Collected data entries:
- - - - - - -

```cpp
int run_panel_gemm(int M, int N, int nk, float alpha, const unsigned char *Ap, size_t stride_a,
                   const unsigned char *Bp, size_t stride_b, float beta, float *C, int ldc, const float *bias,
                   const float *bias2, hipStream_t s, int slices = 1, float *ws = nullptr) {
    const AsrkKnobs &kn = asrk_knobs_();
    SplitGemmArgs a;
    a.Ap = Ap; a.Bp = Bp; a.C = C; a.bias = bias; a.bias2 = bias2;
    a.M = M; a.N = N; a.ldc = ldc; a.KC = 0; a.nk = nk; a.rb_stride_a = stride_a; a.rb_stride_b = stride_b;
    a.tiles_m = asrk_div_up(M, 128); a.tiles_n = asrk_div_up(N, 128);
    a.alpha = alpha; a.beta = beta;
    a.slices = std::min(slices, nk); a.ldw = (N + 3) & ~3; a.ws = ws;
    const bool m16 = kn.is_set(kn.split_mfma) ? kn.split_mfma == 16 : nk >= SPLIT_MFMA16_MIN_NK;
    const bool m16_sk = kn.is_set(kn.split_mfma) && kn.split_mfma == 16;
    const bool m16_128 = m16, m16_w256 = m16;
    if (a.slices > 1) return m16_sk ? launch_split_gemm_m16<true>(a, s) : launch_split_gemm<4, 3, true, 2, true>(a, s);
    const int w256 = kn.get(kn.split_w256, 1);
    if (w256 && N >= 512) {
        const int tm = asrk_div_up(M, 128), tn = asrk_div_up(N, 256);
        const int ncu = asrk_cu_count_() > 0 ? asrk_cu_count_() : 256;
        if (w256 == 2 || (long)tm * tn >= 2L * ncu) {
            SplitGemmArgs b = a;
// ... 61 lines not shown
                                    void *stream) {
    if (!src || !panel || rows <= 0 || K <= 0 || ld < (trans ? rows : K) || flags != 0) return ASRK_EINVAL;
    if ((reinterpret_cast<uintptr_t>(panel) & 15) != 0) return ASRK_EINVAL;
    asrk_prof_begin_(PROF_GEMM, (hipStream_t)stream);
    const int rc = run_split(src, ld, rows, K, trans != 0, reinterpret_cast<unsigned char *>(panel),
                             panel_geom(rows, K, true), (hipStream_t)stream);
    asrk_prof_end_(PROF_GEMM, (hipStream_t)stream);
    return rc;
}

namespace {
struct PanelRange {
    const unsigned char *Ap, *Bp;
    size_t stride_a, stride_b;
    int nk;
};
int panel_range(int M, int N, int K, const void *A_panel, int a_rows, int a_K, int a_row0, int a_k0,
                const void *B_panel, int b_rows, int b_K, int b_row0, int b_k0, const float *C, int ldc, int flags,
                PanelRange &r) {
    if (M <= 0 || N <= 0 || K <= 0 || !A_panel || !B_panel || !C || ldc < N || flags != 0) return ASRK_EINVAL;
    if (a_row0 < 0 || b_row0 < 0 || a_k0 < 0 || b_k0 < 0 || a_row0 % 128 || b_row0 % 128 || a_k0 % 8 || b_k0 % 8)
        return ASRK_EINVAL;
    if (a_row0 + M > a_rows || b_row0 + N > b_rows || a_k0 + K > a_K || b_k0 + K > b_K) return ASRK_EINVAL;
    if (K % 32 != 0 && a_k0 + K != a_K && b_k0 + K != b_K) return ASRK_ESHAPE;
    const PanelGeom ga = panel_geom(a_rows, a_K, true), gb = panel_geom(b_rows, b_K, true);
    r.nk = asrk_div_up(K, 32);
    if (a_k0 / 8 + r.nk * SPLIT_NC > ga.KC || b_k0 / 8 + r.nk * SPLIT_NC > gb.KC) return ASRK_ESHAPE;
    const unsigned char *A0 = reinterpret_cast<const unsigned char *>(A_panel);
    const unsigned char *B0 = reinterpret_cast<const unsigned char *>(B_panel);
    r.Ap = A0 + (size_t)(a_row0 / 64) * ga.rb_stride + (size_t)(a_k0 / 8) * NPL * PIECE;
    r.Bp = B0 + (size_t)(b_row0 / 64) * gb.rb_stride + (size_t)(b_k0 / 8) * NPL * PIECE;
    r.stride_a = ga.rb_stride; r.stride_b = gb.rb_stride;
    return ASRK_OK;
}
}
// ... 28 lines not shown
    if (splitk < 0 || !ws || (reinterpret_cast<uintptr_t>(ws) & 15) != 0) return ASRK_EINVAL;
    PanelRange r;
    const int rc0 = panel_range(M, N, K, A_panel, a_rows, a_K, a_row0, a_k0, B_panel, b_rows, b_K, b_row0, b_k0, C, ldc,
                                flags, r);
    if (rc0 != ASRK_OK) return rc0;
    const int slices = splitk > 0 ? splitk : auto_slices(M, N, r.nk);
    if (ws_bytes < asrk_gemm_panels_splitk_ws_bytes(M, N, slices)) return ASRK_EWORKSPACE;
    hipStream_t s = (hipStream_t)stream;
    asrk_prof_work_(PROF_GEMM, 2.0 * (double)M * (double)N * (double)K);
    asrk_prof_begin_(PROF_GEMM, s);
    const int rc = run_panel_gemm(M, N, r.nk, alpha, r.Ap, r.stride_a, r.Bp, r.stride_b, beta, C, ldc, bias, bias2, s,
                                  slices, reinterpret_cast<float *>(ws));
    asrk_prof_end_(PROF_GEMM, s);
    return rc;
}
```

end-to-end-asr-pytorch_amd/ops.py:

```python
import collections
import contextlib
import ctypes

import numpy as np
import torch
from torch.autograd import Function

from . import _lib

_ws_cache = {}


def _L():
    return _lib.load()


def _require_gpu(t):
    if not t.is_cuda:
        raise _lib.AsrkError("asrk ops need tensors on the MI355X (got %s); the product path has no "
                             "CPU fallback" % t.device)


def _p(t):
    return ctypes.c_void_p(t.data_ptr()) if t is not None else ctypes.c_void_p(0)
# ... 149 lines not shown


def join_deferred():
    for dev, ev in list(_defer["pending"].items()):
        torch.cuda.current_stream(dev).wait_event(ev)
    _defer["pending"].clear()


def deferred_stream(device):
    dev = torch.device(device)
    if dev.index is None:
        dev = torch.device(dev.type, torch.cuda.current_device())
    return _defer["side"].get(dev) if dev in _defer["pending"] else None


def _end_of_backward():
    _defer["cb_armed"] = False
    join_deferred()
    rel, _defer["release"] = _defer["release"], []
    for pnl in rel:
        pnl.release()
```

- - - - - - -

* **Assignment**
Word for word, reproduce every record shown above.

* **Your solution**
```cpp
int run_panel_gemm(int M, int N, int nk, float alpha, const unsigned char *Ap, size_t stride_a,
                   const unsigned char *Bp, size_t stride_b, float beta, float *C, int ldc, const float *bias,
                   const float *bias2, hipStream_t s, int slices = 1, float *ws = nullptr) {
    const AsrkKnobs &kn = asrk_knobs_();
    SplitGemmArgs a;
    a.Ap = Ap; a.Bp = Bp; a.C = C; a.bias = bias; a.bias2 = bias2;
    a.M = M; a.N = N; a.ldc = ldc; a.KC = 0; a.nk = nk; a.rb_stride_a = stride_a; a.rb_stride_b = stride_b;
    a.tiles_m = asrk_div_up(M, 128); a.tiles_n = asrk_div_up(N, 128);
    a.alpha = alpha; a.beta = beta;
    a.slices = std::min(slices, nk); a.ldw = (N + 3) & ~3; a.ws = ws;
    const bool m16 = kn.is_set(kn.split_mfma) ? kn.split_mfma == 16 : nk >= SPLIT_MFMA16_MIN_NK;
    const bool m16_sk = kn.is_set(kn.split_mfma) && kn.split_mfma == 16;
    const bool m16_128 = m16, m16_w256 = m16;
    if (a.slices > 1) return m16_sk ? launch_split_gemm_m16<true>(a, s) : launch_split_gemm<4, 3, true, 2, true>(a, s);
    const int w256 = kn.get(kn.split_w256, 1);
    if (w256 && N >= 512) {
        const int tm = asrk_div_up(M, 128), tn = asrk_div_up(N, 256);
        const int ncu = asrk_cu_count_() > 0 ? asrk_cu_count_() : 256;
        if (w256 == 2 || (long)tm * tn >= 2L * ncu) {
            SplitGemmArgs b = a;
// ... 61 lines not shown
                                    void *stream) {
    if (!src || !panel || rows <= 0 || K <= 0 || ld < (trans ? rows : K) || flags != 0) return ASRK_EINVAL;
    if ((reinterpret_cast<uintptr_t>(panel) & 15) != 0) return ASRK_EINVAL;
    asrk_prof_begin_(PROF_GEMM, (hipStream_t)stream);
    const int rc = run_split(src, ld, rows, K, trans != 0, reinterpret_cast<unsigned char *>(panel),
                             panel_geom(rows, K, true), (hipStream_t)stream);
    asrk_prof_end_(PROF_GEMM, (hipStream_t)stream);
    return rc;
}

namespace {
struct PanelRange {
    const unsigned char *Ap, *Bp;
    size_t stride_a, stride_b;
    int nk;
};
int panel_range(int M, int N, int K, const void *A_panel, int a_rows, int a_K, int a_row0, int a_k0,
                const void *B_panel, int b_rows, int b_K, int b_row0, int b_k0, const float *C, int ldc, int flags,
                PanelRange &r) {
    if (M <= 0 || N <= 0 || K <= 0 || !A_panel || !B_panel || !C || ldc < N || flags != 0) return ASRK_EINVAL;
    if (a_row0 < 0 || b_row0 < 0 || a_k0 < 0 || b_k0 < 0 || a_row0 % 128 || b_row0 % 128 || a_k0 % 8 || b_k0 % 8)
        return ASRK_EINVAL;
    if (a_row0 + M > a_rows || b_row0 + N > b_rows || a_k0 + K > a_K || b_k0 + K > b_K) return ASRK_EINVAL;
    if (K % 32 != 0 && a_k0 + K != a_K && b_k0 + K != b_K) return ASRK_ESHAPE;
    const PanelGeom ga = panel_geom(a_rows, a_K, true), gb = panel_geom(b_rows, b_K, true);
    r.nk = asrk_div_up(K, 32);
    if (a_k0 / 8 + r.nk * SPLIT_NC > ga.KC || b_k0 / 8 + r.nk * SPLIT_NC > gb.KC) return ASRK_ESHAPE;
    const unsigned char *A0 = reinterpret_cast<const unsigned char *>(A_panel);
    const unsigned char *B0 = reinterpret_cast<const unsigned char *>(B_panel);
    r.Ap = A0 + (size_t)(a_row0 / 64) * ga.rb_stride + (size_t)(a_k0 / 8) * NPL * PIECE;
    r.Bp = B0 + (size_t)(b_row0 / 64) * gb.rb_stride + (size_t)(b_k0 / 8) * NPL * PIECE;
    r.stride_a = ga.rb_stride; r.stride_b = gb.rb_stride;
    return ASRK_OK;
}
}
// ... 28 lines not shown
    if (splitk < 0 || !ws || (reinterpret_cast<uintptr_t>(ws) & 15) != 0) return ASRK_EINVAL;
    PanelRange r;
    const int rc0 = panel_range(M, N, K, A_panel, a_rows, a_K, a_row0, a_k0, B_panel, b_rows, b_K, b_row0, b_k0, C, ldc,
                                flags, r);
    if (rc0 != ASRK_OK) return rc0;
    const int slices = splitk > 0 ? splitk : auto_slices(M, N, r.nk);
    if (ws_bytes < asrk_gemm_panels_splitk_ws_bytes(M, N, slices)) return ASRK_EWORKSPACE;
    hipStream_t s = (hipStream_t)stream;
    asrk_prof_work_(PROF_GEMM, 2.0 * (double)M * (double)N * (double)K);
    asrk_prof_begin_(PROF_GEMM, s);
    const int rc = run_panel_gemm(M, N, r.nk, alpha, r.Ap, r.stride_a, r.Bp, r.stride_b, beta, C, ldc, bias, bias2, s,
                                  slices, reinterpret_cast<float *>(ws));
    asrk_prof_end_(PROF_GEMM, s);
    return rc;
}
```

end-to-end-asr-pytorch_amd/ops.py:

```python
import collections
import contextlib
import ctypes

import numpy as np
import torch
from torch.autograd import Function

from . import _lib

_ws_cache = {}


def _L():
    return _lib.load()


def _require_gpu(t):
    if not t.is_cuda:
        raise _lib.AsrkError("asrk ops need tensors on the MI355X (got %s); the product path has no "
                             "CPU fallback" % t.device)


def _p(t):
    return ctypes.c_void_p(t.data_ptr()) if t is not None else ctypes.c_void_p(0)
# ... 149 lines not shown


def join_deferred():
    for dev, ev in list(_defer["pending"].items()):
        torch.cuda.current_stream(dev).wait_event(ev)
    _defer["pending"].clear()


def deferred_stream(device):
    dev = torch.device(device)
    if dev.index is None:
        dev = torch.device(dev.type, torch.cuda.current_device())
    return _defer["side"].get(dev) if dev in _defer["pending"] else None


def _end_of_backward():
    _defer["cb_armed"] = False
    join_deferred()
    rel, _defer["release"] = _defer["release"], []
    for pnl in rel:
        pnl.release()
```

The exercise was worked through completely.